My hope has always been that in browsers, there would be a "clonable" value that maintains its identity when round tripped over postMessage. Shared struct would be one of those things, but there may be others. That effectively forces the engine to implement an agent cluster wide GC, and consider how references in one agent cause memory usage in other linked agents. Then we're back at the problem of representing the cost of linear memory behind a given JS object (but still don't have good representation of the reference graph through linear memory)

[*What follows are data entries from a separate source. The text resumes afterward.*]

diff --git a/afterqc_amd/csrc/aqc_capi_text.hip b/afterqc_amd/csrc/aqc_capi_text.hip
--- a/afterqc_amd/csrc/aqc_capi_text.hip
+++ b/afterqc_amd/csrc/aqc_capi_text.hip
@@ -6,6 +6,7 @@
 #include <algorithm>
 
 #include "aqc_ctx.hpp"
+#include "aqc_link.hpp"
 #include "aqc_prim.hpp"
 #include "aqc_fast.hpp"
 #include "aqc_textin.hpp"
@@ -27,16 +28,6 @@
               sizeof(TextScratch) <= TEXT_SCRATCH_BYTES, "the kernels of both stages were measured with these places");
 
 struct FrameExtents { const aqc_text_extent* ext[2]; uint64_t n[2]; uint8_t last[2]; };
-struct FrameJob {
-    const aqc_text_chunk* ch;
-    int nf;
-    const uint8_t* text[2];
-    uint64_t bytes[2];
-    uint8_t* tbase[2];
-    uint64_t tiles[2], cap[2];
-    uint32_t virt[2];
-    bool bubble;
-};
 constexpr size_t TEXT_SLACK = IDX_TILE + 64;
 
 static int put_extents(Slot* s, const FrameJob& j, int k, const FrameExtents& fx) {
@@ -52,18 +43,27 @@
     return 0;
 }
 
-static int put_text(Slot* s, FrameJob& j, int k, bool resident, const FrameExtents* fx) {
+static int reserve_text(Slot* s, FrameJob& j, int k) {
     Mate& m = s->m[k];
     if (m.seq.reserve(TEXT_FRONT + j.bytes[k] + TEXT_SLACK)) return fail(AQC_ERR_HIP, "hipMalloc of %llu bytes failed", (unsigned long long)j.bytes[k]);
     j.tbase[k] = (uint8_t*)m.seq.p + TEXT_FRONT;
-    if (resident) return 0;
-    const bool mixed = fx && fx->n[k];
-    if (mixed) {
-        const int rc = put_extents(s, j, k, *fx);
-        if (rc) return rc;
-    } else if (j.bytes[k]) HIP_TRY(hipMemcpyAsync(j.tbase[k], j.text[k], j.bytes[k], hipMemcpyHostToDevice, s->stream));
+    return 0;
+}
+static int put_text(const aqc_ctx* c, Slot* s, const FrameJob& j, const FrameExtents* fx) {
+    LinkJoin up(c, *s, LINK_UP);
+    HIP_TRY(up.begin());
+    for (int k = 0; k < j.nf; k++) {
+        if (fx && fx->n[k]) {
+            const int rc = put_extents(s, j, k, *fx);
+            if (rc) return rc;
+        } else if (j.bytes[k]) HIP_TRY(hipMemcpyAsync(j.tbase[k], j.text[k], j.bytes[k], hipMemcpyHostToDevice, s->stream));
+    }
+    HIP_TRY(up.end());
+    return 0;
+}
+static int finish_text(Slot* s, const FrameJob& j, int k, const FrameExtents* fx) {
     HIP_TRY(hipMemsetAsync(j.tbase[k] + j.bytes[k], 0, TEXT_SLACK, s->stream));
-    m.last_byte = !j.bytes[k] ? (uint8_t)'\n' : mixed ? fx->last[k] : j.text[k][j.bytes[k] - 1];
+    s->m[k].last_byte = !j.bytes[k] ? (uint8_t)'\n' : (fx && fx->n[k]) ? fx->last[k] : j.text[k][j.bytes[k] - 1];
     return 0;
 }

I'm actually down with the postMessage(data, leaking) idea, but the API looks somehow doomed behind its arity and as the leaking reference is actually non existent in the sender (it's likely a Proxy to a remote identifier that hold memory for the client) but fully blown in the receiver, I am not sure that would ever work.
edit I guess you meant the other way around but in cross realm / client/server cases, postMessage is not necessarily a thing, websockets or HTTP requests are, so it's hard from the server to tell clients it's time to release, but I see yur point for the specific Worker case .. which would be at least something, but half-backed for the bigger, or broader, picture.
What's wrong with a too imperative approach that grants nothing so it's inherently not really imperative? It's a hint ... as in "could you please run for a minute, whenever you have time?" ... not an order, rather a polite hint to such order.
There are other cases in software about imperative calls that might do nothing, flush() could be one, where nothing else is meant to be flushed, and generators .next() where once it's the end, it makes literally no sense whatsoever.
function* fine() { yield 'fine'; }
const be = fine();
be.next();
be.next();
// I've said ...
be.next();
No error triggered ... it's not that such invoke can change the status of the affairs ... in my idea it's just a hint, with an "already shceduled" guard behind: what's so bad?
All frameworks aiming to perform best won't ever care about that API, all other actually more relevant use cases where greedier GC is needed might use such API on demand ... how bad can that be?